━━━━━ Given records

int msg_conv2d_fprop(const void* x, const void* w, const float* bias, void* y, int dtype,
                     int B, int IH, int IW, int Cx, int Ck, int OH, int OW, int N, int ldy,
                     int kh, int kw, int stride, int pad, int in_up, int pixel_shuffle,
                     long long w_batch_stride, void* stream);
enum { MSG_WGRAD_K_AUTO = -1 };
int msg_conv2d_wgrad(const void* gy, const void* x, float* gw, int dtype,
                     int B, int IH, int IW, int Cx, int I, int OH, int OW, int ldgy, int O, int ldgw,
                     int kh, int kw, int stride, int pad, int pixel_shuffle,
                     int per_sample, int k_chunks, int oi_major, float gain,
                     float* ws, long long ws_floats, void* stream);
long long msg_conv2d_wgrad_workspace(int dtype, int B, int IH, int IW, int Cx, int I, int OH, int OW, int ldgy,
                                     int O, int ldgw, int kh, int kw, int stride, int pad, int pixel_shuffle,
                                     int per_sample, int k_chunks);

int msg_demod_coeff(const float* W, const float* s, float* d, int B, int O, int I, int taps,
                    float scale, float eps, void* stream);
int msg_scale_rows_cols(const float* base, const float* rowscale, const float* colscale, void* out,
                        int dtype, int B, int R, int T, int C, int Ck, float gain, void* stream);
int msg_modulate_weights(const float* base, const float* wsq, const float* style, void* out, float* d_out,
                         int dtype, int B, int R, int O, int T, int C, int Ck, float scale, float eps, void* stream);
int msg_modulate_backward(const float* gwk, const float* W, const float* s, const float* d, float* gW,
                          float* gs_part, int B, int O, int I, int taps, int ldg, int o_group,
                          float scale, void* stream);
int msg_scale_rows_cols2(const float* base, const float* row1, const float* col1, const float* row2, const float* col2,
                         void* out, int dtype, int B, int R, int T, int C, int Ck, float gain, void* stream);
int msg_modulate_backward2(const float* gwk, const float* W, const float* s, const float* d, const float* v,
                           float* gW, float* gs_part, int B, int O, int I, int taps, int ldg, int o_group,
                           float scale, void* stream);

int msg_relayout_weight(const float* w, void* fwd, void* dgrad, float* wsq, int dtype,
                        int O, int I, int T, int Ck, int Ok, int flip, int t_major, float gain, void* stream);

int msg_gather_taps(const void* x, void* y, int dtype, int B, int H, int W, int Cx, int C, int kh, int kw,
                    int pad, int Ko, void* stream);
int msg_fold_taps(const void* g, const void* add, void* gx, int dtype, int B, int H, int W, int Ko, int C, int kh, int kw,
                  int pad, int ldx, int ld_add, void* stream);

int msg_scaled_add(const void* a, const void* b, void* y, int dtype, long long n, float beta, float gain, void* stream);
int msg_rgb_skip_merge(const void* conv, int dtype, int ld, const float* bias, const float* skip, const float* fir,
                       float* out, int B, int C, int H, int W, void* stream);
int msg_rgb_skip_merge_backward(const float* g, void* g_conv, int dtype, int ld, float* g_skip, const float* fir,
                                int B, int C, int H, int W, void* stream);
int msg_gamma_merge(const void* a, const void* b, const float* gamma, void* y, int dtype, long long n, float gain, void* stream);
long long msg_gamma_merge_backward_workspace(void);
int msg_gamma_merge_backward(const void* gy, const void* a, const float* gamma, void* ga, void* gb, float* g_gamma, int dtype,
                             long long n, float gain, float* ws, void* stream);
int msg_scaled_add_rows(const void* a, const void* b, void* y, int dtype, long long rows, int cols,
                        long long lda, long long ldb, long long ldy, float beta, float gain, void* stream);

━━━━━━━━━━
━━━━━ Given records

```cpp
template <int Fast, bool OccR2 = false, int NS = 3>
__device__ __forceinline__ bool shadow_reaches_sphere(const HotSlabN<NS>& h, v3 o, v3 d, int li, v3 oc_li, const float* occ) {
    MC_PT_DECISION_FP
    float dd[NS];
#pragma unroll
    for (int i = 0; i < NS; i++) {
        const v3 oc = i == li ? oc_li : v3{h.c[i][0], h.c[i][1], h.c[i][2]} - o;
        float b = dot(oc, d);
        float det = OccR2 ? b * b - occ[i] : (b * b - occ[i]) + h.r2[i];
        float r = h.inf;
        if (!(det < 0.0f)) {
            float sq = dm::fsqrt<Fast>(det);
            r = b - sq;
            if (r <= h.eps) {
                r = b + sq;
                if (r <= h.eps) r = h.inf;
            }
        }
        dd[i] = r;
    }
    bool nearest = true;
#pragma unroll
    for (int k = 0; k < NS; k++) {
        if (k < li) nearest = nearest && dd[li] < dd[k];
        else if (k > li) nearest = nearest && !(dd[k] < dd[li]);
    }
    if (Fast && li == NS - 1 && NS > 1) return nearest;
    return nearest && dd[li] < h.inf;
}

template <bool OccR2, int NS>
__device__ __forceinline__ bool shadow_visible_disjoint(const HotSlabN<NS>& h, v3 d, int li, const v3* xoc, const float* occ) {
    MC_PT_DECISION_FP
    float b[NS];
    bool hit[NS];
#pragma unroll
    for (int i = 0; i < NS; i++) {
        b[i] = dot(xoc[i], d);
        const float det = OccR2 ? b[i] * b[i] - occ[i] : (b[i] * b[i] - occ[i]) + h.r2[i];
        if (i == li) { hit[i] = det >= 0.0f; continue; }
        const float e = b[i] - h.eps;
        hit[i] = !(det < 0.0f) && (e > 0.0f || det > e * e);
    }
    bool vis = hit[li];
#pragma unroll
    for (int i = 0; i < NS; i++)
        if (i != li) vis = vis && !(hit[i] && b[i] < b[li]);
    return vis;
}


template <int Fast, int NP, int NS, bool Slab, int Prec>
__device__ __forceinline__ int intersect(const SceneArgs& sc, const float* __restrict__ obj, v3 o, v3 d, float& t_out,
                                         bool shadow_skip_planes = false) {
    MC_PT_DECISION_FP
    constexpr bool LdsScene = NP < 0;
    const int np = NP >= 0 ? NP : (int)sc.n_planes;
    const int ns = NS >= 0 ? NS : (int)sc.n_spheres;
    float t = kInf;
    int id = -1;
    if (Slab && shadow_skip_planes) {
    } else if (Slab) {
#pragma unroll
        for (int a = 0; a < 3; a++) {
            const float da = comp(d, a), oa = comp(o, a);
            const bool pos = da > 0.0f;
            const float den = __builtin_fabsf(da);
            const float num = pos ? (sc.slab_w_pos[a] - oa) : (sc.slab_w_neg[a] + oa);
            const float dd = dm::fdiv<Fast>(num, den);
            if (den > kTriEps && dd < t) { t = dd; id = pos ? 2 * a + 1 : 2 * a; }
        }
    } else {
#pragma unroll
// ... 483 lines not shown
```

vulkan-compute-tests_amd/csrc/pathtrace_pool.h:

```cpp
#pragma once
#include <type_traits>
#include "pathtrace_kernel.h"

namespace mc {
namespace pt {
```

━━━━━━━━━━

Reproduce only the lines above, starting at the line with "int msg_conv2d_fprop(const void*" and ending at the line with "int ldgy, int", exactly as written.

→ Exercise solution
int msg_conv2d_fprop(const void* x, const void* w, const float* bias, void* y, int dtype,
                     int B, int IH, int IW, int Cx, int Ck, int OH, int OW, int N, int ldy,
                     int kh, int kw, int stride, int pad, int in_up, int pixel_shuffle,
                     long long w_batch_stride, void* stream);
enum { MSG_WGRAD_K_AUTO = -1 };
int msg_conv2d_wgrad(const void* gy, const void* x, float* gw, int dtype,
                     int B, int IH, int IW, int Cx, int I, int OH, int OW, int ldgy, int O, int ldgw,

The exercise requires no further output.